---------- Stored data

constexpr uint32_t META_SKIPOFF = 1, META_HASGAP = 2, META_ISGAP = 4, META_GSTART = 8, META_GMID = 16, META_GEND = 32;

__device__ __forceinline__ bool paired(uint64_t aSrc, uint64_t aDst, uint64_t bSrc, uint64_t bDst) {
    return aSrc + bDst == bSrc + aDst;
}

__device__ __forceinline__ int sym5(uint8_t c) {
    return c == 'A' ? 0 : c == 'C' ? 1 : c == 'G' ? 2 : c == 'T' ? 3 : c == 'N' ? 4 : -1;
}
__device__ __forceinline__ uint8_t mismatch2code(uint8_t actual, uint8_t mismatch) {
    const int a = sym5(actual), b = sym5(mismatch);
    if (actual == mismatch || a < 0 || b < 0) return mismatch;
    const uint32_t rows[5] = {0 | 2u << 3 | 0u << 6 | 1u << 9 | 3u << 12, 1 | 0u << 3 | 2u << 6 | 0u << 9 | 3u << 12,
                              0 | 2u << 3 | 0u << 6 | 1u << 9 | 3u << 12, 1 | 0u << 3 | 2u << 6 | 0u << 9 | 3u << 12,
                              1 | 2u << 3 | 3u << 6 | 0u << 9 | 0u << 12};
    return (uint8_t) ((rows[a] >> (3 * b)) & 7u);
}

__device__ __forceinline__ uint64_t loaded_pos(const EmitView &v, uint64_t pos) {
    const uint64_t span = v.refLength - 1;
    const uint64_t back = v.loaded[v.nLoaded - 1];
    while (pos + span < back) pos += span;
    return pos;
}

template <int NT>
__device__ uint32_t block_scan(uint32_t x, uint32_t *lds, uint32_t *total) {
    const uint32_t lane = threadIdx.x & (WAVE - 1), w = threadIdx.x / WAVE;
    uint32_t inc = x;
    for (int d = 1; d < WAVE; d <<= 1) {
        const uint32_t y = (uint32_t) __shfl_up((int) inc, d);
        if ((int) lane >= d) inc += y;
    }
    __syncthreads();
    if (lane == WAVE - 1) lds[w] = inc;
    __syncthreads();
    if (threadIdx.x == 0) {
        uint32_t run = 0;
        for (int i = 0; i < NT / WAVE; i++) { const uint32_t t = lds[i]; lds[i] = run; run += t; }
// ... 285 lines not shown
                                    (gs ? META_GSTART : 0) | (gm ? META_GMID : 0) | (ge ? META_GEND : 0) | (gapByte << 8);
                metaV = wl32(mw, k, metaV);
                corrV = wl32(isGap ? (uint32_t) st.gapStartIdx : (uint32_t) j, k, corrV);
            }
        }
        if (WRITE && lane < cnt) {
            v.meta[cg.scratchBase + jl] = metaV;
            v.corr[cg.scratchBase + jl] = corrV;
        }
        st.nxA = st.nxB;
        st.nxB = 0;
    }
}


__device__ __forceinline__ bool mrec_equal(const MetaRec &a, const MetaRec &b) {
    uint32_t ra, rb;
    __builtin_memcpy(&ra, a.rel, 4); __builtin_memcpy(&rb, b.rel, 4);
    uint64_t d = (a.claimed ^ b.claimed) | (uint64_t) (a.gapStartIdx ^ b.gapStartIdx) | (uint64_t) (a.gapEndIdx ^ b.gapEndIdx) |
                 (uint64_t) (a.flags ^ b.flags) | (uint64_t) (ra ^ rb);
#pragma unroll
    for (int e = 0; e < MNX; e++) d |= a.val[e] ^ b.val[e];
    return d == 0;
}

__device__ __forceinline__ void mrec_store(MetaRec *dst, unsigned long long claimed, bool cur, int gs, int ge, const int (&nxPos)[MNX],
                                           const uint64_t (&nxVal)[MNX], bool overflow, int J) {
    uint32_t r[MNX]; uint64_t x[MNX];
#pragma unroll
    for (int e = 0; e < MNX; e++) { r[e] = nxPos[e] >= J ? (uint32_t) (nxPos[e] - J) : 0xFFu; x[e] = nxPos[e] >= J ? nxVal[e] : 0; }
    auto cx = [&](int a, int b) {
        if (r[a] > r[b]) { const uint32_t t = r[a]; r[a] = r[b]; r[b] = t; const uint64_t u = x[a]; x[a] = x[b]; x[b] = u; }
    };
    cx(0, 1); cx(2, 3); cx(0, 2); cx(1, 3); cx(1, 2);
    MetaRec R;
    R.claimed = claimed; R.gapStartIdx = gs; R.gapEndIdx = ge;
    R.flags = (cur ? MREC_CUR : 0u) | (overflow ? MREC_OVERFLOW : 0u);
#pragma unroll
    for (int e = 0; e < MNX; e++) { R.rel[e] = (uint8_t) r[e]; R.val[e] = x[e]; }
    *dst = R;
}

struct MetaSpan { uint32_t gk; int n, B0; bool live; };
__device__ __forceinline__ MetaSpan meta_span(const EmitView &v, const EmitContig *__restrict__ cgs) {
    MetaSpan sp;
    sp.gk = v.spanOwner[blockIdx.x];
    const EmitOut o = v.out[sp.gk];
    sp.n = (int) o.nmatches;
    sp.B0 = (int) (blockIdx.x - cgs[sp.gk].span0) * MSPAN;
    sp.live = o.unmatchedChars != UINT64_MAX && sp.B0 < sp.n;
    return sp;
}

__global__ void __launch_bounds__(CH) k_emit_meta_regions(EmitView v, const EmitContig *__restrict__ cgs) {
    if (!v.p.lazyDecompressionSupport) return;
    const uint32_t gk = v.chunkOwner[blockIdx.x];
    const EmitContig cg = cgs[gk];
    const uint32_t gx = blockIdx.x - cg.chunk0;
    const EmitOut o = v.out[gk];
    if (o.unmatchedChars == UINT64_MAX) return;
    const uint64_t t = (uint64_t) gx * CH + threadIdx.x;
    if (t >= o.nmatches) return;
    const uint64_t lp = loaded_pos(v, v.em[cg.scratchBase + t].posSrc);
    v.em[cg.scratchBase + t].lp = lp;
    uint32_t lo = 0, hi = v.nLoaded;
    while (lo < hi) { const uint32_t mid = (lo + hi) / 2; if (v.loaded[mid] <= lp) lo = mid + 1; else hi = mid; }
    v.next0[cg.scratchBase + t] = lo == v.nLoaded ? UINT64_MAX : v.loaded[lo];
}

--------------------

Look over the records above, and wherever a line contains the string "void", copy that line.

__device__ __forceinline__ void mrec_store(MetaRec *dst, unsigned long long claimed, bool cur, int gs, int ge, const int (&nxPos)[MNX],
__global__ void __launch_bounds__(CH) k_emit_meta_regions(EmitView v, const EmitContig *__restrict__ cgs) {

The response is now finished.